(Saved entries)
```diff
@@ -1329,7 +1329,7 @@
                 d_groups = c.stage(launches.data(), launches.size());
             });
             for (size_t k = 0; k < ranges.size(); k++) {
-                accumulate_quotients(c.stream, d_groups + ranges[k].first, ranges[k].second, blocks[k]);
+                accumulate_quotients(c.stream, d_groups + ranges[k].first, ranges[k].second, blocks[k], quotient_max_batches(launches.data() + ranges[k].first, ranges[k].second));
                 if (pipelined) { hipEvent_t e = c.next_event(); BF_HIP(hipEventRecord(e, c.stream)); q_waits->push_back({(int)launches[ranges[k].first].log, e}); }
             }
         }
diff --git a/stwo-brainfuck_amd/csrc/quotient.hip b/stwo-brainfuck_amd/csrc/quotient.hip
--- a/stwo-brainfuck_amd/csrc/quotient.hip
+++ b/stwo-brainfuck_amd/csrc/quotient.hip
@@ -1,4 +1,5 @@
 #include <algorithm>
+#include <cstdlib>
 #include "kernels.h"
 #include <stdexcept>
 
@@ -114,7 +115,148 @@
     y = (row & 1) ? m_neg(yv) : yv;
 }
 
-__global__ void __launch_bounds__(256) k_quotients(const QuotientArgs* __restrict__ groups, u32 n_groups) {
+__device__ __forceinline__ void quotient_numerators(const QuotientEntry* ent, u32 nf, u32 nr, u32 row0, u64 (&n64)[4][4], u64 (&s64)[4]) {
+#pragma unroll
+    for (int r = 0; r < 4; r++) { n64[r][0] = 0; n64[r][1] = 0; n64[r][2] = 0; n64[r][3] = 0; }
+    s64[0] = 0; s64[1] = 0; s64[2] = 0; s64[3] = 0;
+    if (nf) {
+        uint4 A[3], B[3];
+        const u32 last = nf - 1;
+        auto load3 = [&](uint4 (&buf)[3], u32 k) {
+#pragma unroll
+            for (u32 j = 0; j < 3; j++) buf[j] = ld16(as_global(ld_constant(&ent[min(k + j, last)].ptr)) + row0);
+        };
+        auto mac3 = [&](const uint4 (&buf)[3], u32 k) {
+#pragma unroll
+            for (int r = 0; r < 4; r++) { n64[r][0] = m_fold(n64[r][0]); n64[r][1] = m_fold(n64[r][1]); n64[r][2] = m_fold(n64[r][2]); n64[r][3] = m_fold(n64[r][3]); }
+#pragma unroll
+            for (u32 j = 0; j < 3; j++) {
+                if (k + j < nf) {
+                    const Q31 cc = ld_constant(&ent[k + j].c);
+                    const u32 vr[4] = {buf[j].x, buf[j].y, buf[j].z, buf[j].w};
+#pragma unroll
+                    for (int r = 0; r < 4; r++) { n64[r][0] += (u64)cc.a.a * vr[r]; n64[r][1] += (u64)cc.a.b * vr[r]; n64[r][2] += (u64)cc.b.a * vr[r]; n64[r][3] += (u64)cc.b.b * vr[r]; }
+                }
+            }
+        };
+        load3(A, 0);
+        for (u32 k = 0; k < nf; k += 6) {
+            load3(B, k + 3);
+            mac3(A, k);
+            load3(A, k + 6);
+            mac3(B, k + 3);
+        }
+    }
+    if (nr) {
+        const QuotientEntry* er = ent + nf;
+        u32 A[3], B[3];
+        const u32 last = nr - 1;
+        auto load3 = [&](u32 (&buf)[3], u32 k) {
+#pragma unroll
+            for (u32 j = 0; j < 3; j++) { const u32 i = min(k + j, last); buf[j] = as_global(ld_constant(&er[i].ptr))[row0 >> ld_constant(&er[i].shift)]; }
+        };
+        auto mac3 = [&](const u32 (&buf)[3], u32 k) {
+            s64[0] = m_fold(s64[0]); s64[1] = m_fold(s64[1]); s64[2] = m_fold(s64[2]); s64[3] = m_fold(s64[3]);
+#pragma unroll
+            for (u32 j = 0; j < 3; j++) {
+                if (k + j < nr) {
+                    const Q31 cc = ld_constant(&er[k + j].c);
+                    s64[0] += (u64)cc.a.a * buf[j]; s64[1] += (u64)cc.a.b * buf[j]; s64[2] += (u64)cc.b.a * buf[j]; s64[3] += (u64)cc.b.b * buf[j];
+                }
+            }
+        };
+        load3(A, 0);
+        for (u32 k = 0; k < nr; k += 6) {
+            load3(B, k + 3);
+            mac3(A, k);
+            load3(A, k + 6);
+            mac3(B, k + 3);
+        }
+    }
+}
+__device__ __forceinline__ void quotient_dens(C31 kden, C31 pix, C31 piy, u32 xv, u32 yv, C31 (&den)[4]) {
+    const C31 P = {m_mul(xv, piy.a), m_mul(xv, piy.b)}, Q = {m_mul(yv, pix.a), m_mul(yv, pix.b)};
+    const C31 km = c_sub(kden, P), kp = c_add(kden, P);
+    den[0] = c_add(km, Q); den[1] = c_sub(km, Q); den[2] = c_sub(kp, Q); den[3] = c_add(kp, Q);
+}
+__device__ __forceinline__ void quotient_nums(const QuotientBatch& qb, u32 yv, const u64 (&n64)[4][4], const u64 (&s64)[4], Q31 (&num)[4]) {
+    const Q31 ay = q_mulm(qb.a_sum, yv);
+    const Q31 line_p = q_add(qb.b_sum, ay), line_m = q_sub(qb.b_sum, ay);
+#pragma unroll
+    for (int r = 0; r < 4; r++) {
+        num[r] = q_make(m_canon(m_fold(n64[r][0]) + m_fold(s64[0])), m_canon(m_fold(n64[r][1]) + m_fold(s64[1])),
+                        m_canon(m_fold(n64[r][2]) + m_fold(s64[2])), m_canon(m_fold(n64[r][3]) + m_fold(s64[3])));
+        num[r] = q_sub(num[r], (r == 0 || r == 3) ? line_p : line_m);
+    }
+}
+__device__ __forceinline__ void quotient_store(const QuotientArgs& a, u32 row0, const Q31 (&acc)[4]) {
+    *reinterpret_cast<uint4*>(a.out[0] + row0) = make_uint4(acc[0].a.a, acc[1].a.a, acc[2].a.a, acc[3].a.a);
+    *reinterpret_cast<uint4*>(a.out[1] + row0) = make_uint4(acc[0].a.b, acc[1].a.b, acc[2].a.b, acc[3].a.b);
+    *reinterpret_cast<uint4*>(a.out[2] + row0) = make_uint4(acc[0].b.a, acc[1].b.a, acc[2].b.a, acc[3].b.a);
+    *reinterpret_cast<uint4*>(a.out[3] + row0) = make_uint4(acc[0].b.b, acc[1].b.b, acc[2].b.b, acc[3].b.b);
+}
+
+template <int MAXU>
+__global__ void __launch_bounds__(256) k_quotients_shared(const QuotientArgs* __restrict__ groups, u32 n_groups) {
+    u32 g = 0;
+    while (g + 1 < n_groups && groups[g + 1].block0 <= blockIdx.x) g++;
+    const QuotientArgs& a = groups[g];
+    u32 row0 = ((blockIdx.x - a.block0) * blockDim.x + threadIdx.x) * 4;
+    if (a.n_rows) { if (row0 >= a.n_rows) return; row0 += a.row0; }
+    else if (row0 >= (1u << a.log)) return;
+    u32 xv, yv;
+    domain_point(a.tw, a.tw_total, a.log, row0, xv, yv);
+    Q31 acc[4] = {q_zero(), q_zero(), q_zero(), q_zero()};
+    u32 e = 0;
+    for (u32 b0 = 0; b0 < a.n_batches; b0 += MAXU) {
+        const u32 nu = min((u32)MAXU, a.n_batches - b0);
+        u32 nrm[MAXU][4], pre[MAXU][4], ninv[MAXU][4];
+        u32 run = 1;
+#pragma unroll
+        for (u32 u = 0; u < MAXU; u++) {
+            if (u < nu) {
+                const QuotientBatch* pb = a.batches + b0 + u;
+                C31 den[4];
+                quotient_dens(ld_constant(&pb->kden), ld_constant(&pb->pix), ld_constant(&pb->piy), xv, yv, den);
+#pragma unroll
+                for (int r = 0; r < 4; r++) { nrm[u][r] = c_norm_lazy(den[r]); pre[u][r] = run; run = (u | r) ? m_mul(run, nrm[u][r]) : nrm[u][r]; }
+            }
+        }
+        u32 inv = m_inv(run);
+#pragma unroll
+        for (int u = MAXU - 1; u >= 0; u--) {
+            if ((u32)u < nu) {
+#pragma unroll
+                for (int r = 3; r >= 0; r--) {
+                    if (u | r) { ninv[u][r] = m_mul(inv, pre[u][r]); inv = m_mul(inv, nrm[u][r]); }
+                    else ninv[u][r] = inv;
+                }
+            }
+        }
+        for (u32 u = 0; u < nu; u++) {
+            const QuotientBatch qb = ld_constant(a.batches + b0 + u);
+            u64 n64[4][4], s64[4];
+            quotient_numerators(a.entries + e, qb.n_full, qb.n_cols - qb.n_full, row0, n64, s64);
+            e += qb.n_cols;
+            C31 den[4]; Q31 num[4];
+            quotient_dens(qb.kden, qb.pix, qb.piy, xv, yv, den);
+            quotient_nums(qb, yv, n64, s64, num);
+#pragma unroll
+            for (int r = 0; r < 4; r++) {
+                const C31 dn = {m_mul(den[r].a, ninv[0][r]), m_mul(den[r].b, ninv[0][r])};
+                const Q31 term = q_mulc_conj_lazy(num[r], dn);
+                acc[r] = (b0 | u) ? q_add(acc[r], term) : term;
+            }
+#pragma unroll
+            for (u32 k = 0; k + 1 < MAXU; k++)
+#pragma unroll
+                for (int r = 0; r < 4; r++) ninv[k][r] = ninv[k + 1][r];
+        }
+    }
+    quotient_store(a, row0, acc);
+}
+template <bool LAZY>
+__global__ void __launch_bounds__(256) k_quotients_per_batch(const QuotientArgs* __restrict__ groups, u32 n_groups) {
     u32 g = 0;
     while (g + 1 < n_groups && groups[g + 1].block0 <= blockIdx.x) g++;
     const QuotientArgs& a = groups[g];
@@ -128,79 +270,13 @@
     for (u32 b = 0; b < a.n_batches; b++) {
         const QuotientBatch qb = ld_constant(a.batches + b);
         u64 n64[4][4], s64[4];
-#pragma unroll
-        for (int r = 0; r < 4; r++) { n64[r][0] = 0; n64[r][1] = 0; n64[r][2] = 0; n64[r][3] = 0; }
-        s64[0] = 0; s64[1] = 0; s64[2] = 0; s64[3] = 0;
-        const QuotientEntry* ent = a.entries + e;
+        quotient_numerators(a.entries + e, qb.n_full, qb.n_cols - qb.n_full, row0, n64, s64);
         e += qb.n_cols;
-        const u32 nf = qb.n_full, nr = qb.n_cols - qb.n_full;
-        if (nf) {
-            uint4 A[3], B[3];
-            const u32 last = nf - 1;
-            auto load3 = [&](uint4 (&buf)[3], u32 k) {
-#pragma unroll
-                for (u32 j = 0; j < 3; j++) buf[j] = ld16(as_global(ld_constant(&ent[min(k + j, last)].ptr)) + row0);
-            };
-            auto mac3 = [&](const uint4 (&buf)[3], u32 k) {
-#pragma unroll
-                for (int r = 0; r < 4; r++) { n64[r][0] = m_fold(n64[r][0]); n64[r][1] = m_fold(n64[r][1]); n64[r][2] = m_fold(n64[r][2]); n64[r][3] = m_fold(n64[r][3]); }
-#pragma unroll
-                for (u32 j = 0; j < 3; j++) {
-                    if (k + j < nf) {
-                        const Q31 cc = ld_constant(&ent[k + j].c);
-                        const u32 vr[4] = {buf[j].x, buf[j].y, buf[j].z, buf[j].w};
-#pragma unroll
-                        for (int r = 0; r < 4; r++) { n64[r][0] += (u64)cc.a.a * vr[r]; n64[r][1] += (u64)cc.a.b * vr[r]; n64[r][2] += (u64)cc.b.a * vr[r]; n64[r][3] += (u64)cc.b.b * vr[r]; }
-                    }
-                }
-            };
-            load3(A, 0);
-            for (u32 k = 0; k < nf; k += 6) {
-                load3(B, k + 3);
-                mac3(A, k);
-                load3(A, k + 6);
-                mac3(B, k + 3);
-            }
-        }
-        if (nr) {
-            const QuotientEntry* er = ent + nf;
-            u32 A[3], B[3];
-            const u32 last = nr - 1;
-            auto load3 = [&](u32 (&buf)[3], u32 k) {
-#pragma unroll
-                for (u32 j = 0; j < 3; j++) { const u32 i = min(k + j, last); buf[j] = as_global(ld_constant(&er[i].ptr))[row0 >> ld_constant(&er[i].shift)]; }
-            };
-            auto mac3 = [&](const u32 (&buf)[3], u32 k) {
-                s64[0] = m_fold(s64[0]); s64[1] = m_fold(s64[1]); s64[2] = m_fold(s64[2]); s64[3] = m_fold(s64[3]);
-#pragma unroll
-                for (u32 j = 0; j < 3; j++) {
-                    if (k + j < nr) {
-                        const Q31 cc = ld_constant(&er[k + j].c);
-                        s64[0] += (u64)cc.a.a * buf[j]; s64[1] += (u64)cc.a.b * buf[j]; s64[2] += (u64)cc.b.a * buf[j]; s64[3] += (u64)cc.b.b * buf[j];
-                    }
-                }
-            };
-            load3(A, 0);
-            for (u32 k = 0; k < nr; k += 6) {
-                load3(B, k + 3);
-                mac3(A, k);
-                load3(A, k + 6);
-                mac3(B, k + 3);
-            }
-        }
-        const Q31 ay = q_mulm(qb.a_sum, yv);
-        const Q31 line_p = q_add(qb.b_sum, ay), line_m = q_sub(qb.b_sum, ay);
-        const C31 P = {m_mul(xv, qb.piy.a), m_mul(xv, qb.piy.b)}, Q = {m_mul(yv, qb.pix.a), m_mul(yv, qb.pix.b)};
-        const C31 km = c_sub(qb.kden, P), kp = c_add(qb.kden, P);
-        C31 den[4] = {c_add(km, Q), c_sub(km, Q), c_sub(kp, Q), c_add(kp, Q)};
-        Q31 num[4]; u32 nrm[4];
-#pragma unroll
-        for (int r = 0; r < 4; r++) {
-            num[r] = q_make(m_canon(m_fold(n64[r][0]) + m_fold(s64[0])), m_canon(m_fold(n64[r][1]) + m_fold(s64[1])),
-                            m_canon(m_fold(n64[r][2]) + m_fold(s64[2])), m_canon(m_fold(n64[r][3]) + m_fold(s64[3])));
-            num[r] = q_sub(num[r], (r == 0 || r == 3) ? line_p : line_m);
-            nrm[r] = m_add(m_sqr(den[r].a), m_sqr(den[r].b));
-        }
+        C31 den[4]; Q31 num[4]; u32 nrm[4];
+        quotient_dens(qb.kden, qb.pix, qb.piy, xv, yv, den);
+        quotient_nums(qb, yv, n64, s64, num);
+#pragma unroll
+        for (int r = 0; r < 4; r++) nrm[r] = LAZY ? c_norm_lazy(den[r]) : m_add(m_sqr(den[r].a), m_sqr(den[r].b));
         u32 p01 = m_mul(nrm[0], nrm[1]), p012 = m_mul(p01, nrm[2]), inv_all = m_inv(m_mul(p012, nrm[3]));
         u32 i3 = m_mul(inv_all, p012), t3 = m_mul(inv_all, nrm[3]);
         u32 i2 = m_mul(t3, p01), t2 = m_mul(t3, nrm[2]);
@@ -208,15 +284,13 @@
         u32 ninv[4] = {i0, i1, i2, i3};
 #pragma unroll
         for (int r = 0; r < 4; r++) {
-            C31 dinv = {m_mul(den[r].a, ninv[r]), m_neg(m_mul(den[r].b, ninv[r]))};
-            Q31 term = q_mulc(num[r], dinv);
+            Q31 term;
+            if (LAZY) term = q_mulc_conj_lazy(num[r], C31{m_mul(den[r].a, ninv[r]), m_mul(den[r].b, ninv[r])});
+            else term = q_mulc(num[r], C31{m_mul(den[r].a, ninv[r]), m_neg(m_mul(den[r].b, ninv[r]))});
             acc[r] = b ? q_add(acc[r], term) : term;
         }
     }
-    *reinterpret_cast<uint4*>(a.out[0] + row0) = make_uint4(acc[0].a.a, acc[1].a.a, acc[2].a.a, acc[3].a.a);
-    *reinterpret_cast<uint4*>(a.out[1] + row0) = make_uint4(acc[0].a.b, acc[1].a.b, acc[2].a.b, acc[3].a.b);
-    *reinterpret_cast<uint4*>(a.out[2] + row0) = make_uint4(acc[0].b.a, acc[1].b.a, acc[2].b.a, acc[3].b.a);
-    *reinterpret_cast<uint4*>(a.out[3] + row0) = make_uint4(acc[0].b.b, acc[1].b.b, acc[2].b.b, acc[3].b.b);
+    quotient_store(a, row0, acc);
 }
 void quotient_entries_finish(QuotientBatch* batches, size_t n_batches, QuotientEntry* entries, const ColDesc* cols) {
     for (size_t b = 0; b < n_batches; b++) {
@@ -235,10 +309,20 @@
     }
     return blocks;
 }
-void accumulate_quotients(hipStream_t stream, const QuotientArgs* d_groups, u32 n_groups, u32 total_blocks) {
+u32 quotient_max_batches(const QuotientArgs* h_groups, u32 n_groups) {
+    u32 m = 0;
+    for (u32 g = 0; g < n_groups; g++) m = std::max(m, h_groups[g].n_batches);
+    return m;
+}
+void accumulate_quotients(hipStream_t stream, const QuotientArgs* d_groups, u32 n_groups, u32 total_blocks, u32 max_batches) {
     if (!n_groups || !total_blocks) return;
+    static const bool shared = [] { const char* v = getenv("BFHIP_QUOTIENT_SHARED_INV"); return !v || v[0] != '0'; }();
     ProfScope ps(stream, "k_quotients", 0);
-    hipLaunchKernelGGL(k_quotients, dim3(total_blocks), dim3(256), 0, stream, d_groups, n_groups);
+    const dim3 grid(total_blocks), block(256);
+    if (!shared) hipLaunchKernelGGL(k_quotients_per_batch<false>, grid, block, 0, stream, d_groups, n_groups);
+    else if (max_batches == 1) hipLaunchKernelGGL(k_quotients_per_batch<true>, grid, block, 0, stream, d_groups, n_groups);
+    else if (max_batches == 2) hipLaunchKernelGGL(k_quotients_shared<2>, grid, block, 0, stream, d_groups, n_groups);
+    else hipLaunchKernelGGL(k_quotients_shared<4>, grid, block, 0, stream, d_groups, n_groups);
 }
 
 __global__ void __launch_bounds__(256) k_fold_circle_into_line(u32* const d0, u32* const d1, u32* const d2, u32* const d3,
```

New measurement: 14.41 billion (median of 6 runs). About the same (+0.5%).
* * *
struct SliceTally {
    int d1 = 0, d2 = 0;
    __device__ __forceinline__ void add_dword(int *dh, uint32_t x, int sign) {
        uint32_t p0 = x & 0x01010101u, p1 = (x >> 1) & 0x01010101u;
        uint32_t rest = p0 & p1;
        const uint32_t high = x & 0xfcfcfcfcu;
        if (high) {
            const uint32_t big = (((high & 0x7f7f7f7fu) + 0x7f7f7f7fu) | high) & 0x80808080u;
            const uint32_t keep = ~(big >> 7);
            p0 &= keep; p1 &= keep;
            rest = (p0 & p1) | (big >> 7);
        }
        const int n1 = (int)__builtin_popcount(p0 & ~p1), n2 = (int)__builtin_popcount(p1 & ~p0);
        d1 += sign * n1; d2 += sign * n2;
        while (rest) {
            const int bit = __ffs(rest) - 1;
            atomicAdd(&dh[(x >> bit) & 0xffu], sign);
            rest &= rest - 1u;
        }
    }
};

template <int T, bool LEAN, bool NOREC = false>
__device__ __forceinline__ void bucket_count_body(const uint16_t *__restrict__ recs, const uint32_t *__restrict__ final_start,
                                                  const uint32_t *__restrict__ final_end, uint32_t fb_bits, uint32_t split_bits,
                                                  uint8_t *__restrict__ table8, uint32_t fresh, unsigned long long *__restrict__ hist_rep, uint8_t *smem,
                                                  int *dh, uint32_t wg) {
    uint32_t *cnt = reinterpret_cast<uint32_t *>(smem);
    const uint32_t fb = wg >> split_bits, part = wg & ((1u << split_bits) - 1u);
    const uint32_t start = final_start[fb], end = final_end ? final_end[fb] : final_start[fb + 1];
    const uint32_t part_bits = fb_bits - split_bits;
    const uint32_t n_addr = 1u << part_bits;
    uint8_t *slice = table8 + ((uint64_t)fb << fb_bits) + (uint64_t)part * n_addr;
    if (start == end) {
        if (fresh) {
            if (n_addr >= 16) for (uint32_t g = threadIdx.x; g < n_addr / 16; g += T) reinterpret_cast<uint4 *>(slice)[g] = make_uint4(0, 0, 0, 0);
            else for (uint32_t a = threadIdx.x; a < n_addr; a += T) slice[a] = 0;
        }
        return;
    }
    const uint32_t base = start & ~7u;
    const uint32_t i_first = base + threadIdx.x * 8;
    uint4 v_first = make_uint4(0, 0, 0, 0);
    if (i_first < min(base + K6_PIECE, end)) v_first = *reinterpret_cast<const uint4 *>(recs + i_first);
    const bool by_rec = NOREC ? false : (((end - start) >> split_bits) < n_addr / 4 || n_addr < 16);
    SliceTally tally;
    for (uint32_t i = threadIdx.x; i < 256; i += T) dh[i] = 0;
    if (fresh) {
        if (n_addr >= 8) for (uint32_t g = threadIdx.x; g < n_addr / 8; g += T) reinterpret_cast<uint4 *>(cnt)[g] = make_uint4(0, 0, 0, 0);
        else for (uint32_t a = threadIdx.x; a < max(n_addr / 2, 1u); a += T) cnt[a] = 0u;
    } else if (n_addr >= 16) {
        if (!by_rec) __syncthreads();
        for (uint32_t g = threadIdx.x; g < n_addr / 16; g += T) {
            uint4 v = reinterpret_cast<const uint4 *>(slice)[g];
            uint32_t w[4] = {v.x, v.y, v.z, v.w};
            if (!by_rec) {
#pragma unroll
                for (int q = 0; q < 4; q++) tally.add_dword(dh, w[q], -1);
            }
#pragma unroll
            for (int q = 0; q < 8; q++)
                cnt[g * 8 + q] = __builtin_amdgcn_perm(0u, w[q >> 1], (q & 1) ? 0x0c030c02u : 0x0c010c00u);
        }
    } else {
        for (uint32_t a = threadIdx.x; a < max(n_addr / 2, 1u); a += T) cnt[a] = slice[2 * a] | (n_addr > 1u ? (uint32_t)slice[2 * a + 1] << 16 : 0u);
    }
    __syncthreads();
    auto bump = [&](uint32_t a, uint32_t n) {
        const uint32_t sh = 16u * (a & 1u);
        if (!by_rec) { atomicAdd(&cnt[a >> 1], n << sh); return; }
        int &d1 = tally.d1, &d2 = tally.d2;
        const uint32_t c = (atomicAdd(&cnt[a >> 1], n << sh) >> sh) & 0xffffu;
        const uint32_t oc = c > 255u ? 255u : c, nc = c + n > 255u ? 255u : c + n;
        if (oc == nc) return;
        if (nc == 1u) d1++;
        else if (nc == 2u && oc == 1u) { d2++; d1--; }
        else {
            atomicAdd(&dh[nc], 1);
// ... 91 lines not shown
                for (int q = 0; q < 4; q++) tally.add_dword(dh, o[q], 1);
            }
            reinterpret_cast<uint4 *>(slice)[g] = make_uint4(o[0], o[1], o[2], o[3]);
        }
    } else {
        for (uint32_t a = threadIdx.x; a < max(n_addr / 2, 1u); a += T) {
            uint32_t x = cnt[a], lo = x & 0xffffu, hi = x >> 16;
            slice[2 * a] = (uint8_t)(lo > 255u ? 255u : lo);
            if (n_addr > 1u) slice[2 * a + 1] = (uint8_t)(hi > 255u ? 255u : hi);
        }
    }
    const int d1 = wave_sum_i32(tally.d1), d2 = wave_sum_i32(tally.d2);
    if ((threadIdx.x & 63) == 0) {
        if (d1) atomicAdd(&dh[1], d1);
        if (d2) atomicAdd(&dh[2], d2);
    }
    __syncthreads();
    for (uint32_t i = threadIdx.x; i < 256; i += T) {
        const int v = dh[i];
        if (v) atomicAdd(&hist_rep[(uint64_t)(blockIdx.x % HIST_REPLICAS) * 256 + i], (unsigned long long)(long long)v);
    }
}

= WHAT YOU WILL DO =
Every line above carrying the word "data" needs to be shown.

= TASK RESULT =
                 d_groups = c.stage(launches.data(), launches.size());
+                accumulate_quotients(c.stream, d_groups + ranges[k].first, ranges[k].second, blocks[k], quotient_max_batches(launches.data() + ranges[k].first, ranges[k].second));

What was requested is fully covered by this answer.